ADDENDA Sept. 15, 2004

  1. A transfusion medicine physician in NewYork states that the comments attributed to Dr. Judd in posting #5 above mention an exception to the study which he had published in Transfusion, involving a patient with an anti-S masked by a warm autoantibody. The criteria for repeating antibody identifications were effective and saved unnecessary effort, but were limited to patients not having warm autoantibodies. The New York physician has noticed a substantial increase in the number of patients with warm autoantibodies since they began using the sensitive gel methodology several years ago. He would therefore be interested to know how Dr.
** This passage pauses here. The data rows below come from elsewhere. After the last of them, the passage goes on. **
   for (int li = blockIdx.x; li < n_multi; li += gridDim.x) {
     const float *in = partial + (size_t)plan.row_seg[li] * (L::IMG + F);
     __syncthreads();
     for (int e = tid; e < L::IMG / 4; e += 256) reinterpret_cast<float4 *>(img)[e] = reinterpret_cast<const float4 *>(in)[e];
     if (tid < F) bvec[tid] = in[L::IMG + tid];
     __syncthreads();
-    bool bad = false;
-    if constexpr (CHOL) bad = nm_chol<F>(img, bvec, pv, X + (size_t)plan.rows[li] * F, tid, NoGram{});
-    else bad = nm_cg<F, T>(img, bvec, pv, parts, red, X + (size_t)plan.rows[li] * F, cg_steps, tid);
-    if (bad && tid == 0) fix_rows[atomicAdd(ctl + 2, 1)] = (unsigned)plan.rows[li];
+    T *xrow = X + (size_t)plan.rows[li] * F;
+    if constexpr (CHOL) {
+      const bool bad = nm_chol<F>(img, bvec, pv, xrow, tid, NoGram{});
+      if (bad && tid == 0) fix_rows[atomicAdd(ctl + 2, 1)] = (unsigned)plan.rows[li];
+    } else {
+      (void)ctl, (void)fix_rows;
+      const bool bad = nm_cg<F, T>(img, bvec, pv, parts, red, xrow, cg_steps, tid);
+      if (bad && tid < 64) resolve(li, pv);
+    }
   }
 }
 
@@ -709,39 +767,47 @@
 template <int F, typename T> void launch_nm(const imp_csr *C, T *X, const T *Y, size_t y_rows, const float *A0, int cg_steps) {
   const LongPlan &lp = C->plan_nm;
   if (lp.n_seg <= 0) return;
+  if (lp.n_seg > NmTickets::kMaxSegments) throw std::invalid_argument("least_squares_cg_nm: more than 2^30 segments of long rows");
   using L = NmLayout<F>;
   static_assert(L::IMG % 4 == 0, "the image is copied in 16-byte pieces");
   const size_t lds = L::lds_floats * sizeof(float);
   const int n_multi = C->nm_multi_rows, n_multi_seg = C->nm_multi_segs;
-  auto &ws = ctx().long_ws;
+  auto &cx = ctx();
+  auto &ws = cx.long_ws;
   const size_t need = (size_t)L::IMG + (size_t)n_multi_seg * (L::IMG + F);
   if (ws.size < need) ws.alloc(need);
   float *gram_img = ws.data(), *partial = gram_img + L::IMG;
-  auto &tk = ctx().nm_ticket;
-  if (tk.size < 4) tk.alloc(4, true);
-  auto &fix = ctx().nm_fix_rows;
+  if (!cx.nm_cg_counter.data()) cx.nm_cg_counter.alloc(3, true);
+  auto &fix = cx.nm_fix_rows;
   if (fix.size < (size_t)lp.n_long) fix.alloc((size_t)lp.n_long);
   LongPlanDev plan = lp.dev(C->order.data());
   auto kern = als_cg_nm_kernel<F, T>;
   auto fin = als_cg_nm_finish_kernel<F, T>;
   IMP_CHECK_HIP(hipFuncSetAttribute(reinterpret_cast<const void *>(kern), hipFuncAttributeMaxDynamicSharedMemorySize, (int)lds));
   IMP_CHECK_HIP(hipFuncSetAttribute(reinterpret_cast<const void *>(fin), hipFuncAttributeMaxDynamicSharedMemorySize, (int)lds));
+  constexpr int forced_k = -1;
+  unsigned *ctr = cx.nm_cg_counter.data();
+  const int turn = cx.nm_cg_turn;
+  NmCgBuildArgs cg{0u, turn, (float)y_rows, std::min(forced_k, 16), n_multi > 0 ? gram_img : nullptr};
+  const NmCgFinishArgs<T> cf{ctr + 1 + turn, fix.data(), ctr + 2 - turn, C->indices.data(), C->data.data(), Y, A0, fixup_total()};
   {
     IMP_PROF("als_cg_nm_rows");
-    constexpr int forced_k = -1;
-    nm_gram_image_kernel<F><<<(L::IMG + 255) / 256, 256, 0, stream()>>>(A0, gram_img, tk.data(), (float)y_rows, std::min(forced_k, 16));
-    const int grid = std::min(lp.n_seg, ctx().num_cus * 2);
+    const int grid = std::min(lp.n_seg, cx.num_cus * 2);
     constexpr int ko = 0;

Judd manages warm autoantibody cases.

ADDENDA Sept. 21, 2004

  1. In response to the question posed in #6 above, John Judd replies that AABB Standards require tests for unexpected antibodies to be performed within three days of scheduled transfusion. However, prior to his arrival in Ann Arbor, he acknowledges that the policy at that institution was to repeat adsorption studies once a week (every 7 days), provided the patient had been transfused since the last investigation and more than 7 days had elapsed since that study. This policy there remains in effect today. In John's earlier response to this discussion (posting #5), he mentions that patients with autoantibodies meeting the above criteria would qualify for a repeat study every 7 days at his institution - since their serum/plasma reacts with >90% RBC samples. Because such patients have been transfused, his institution does an allogeneic adsorptiion with ZZAP-treated RBCs that are matched to the patient's Jk and Rh phenotypes. If necessary, they do a cell separation to determine their Jk and Rh status. They have phenotype information for the major blood group systems on most of their technical staff, who are generally willing to donate 10-20 mL of ACD-anticoagulated blood for these studies.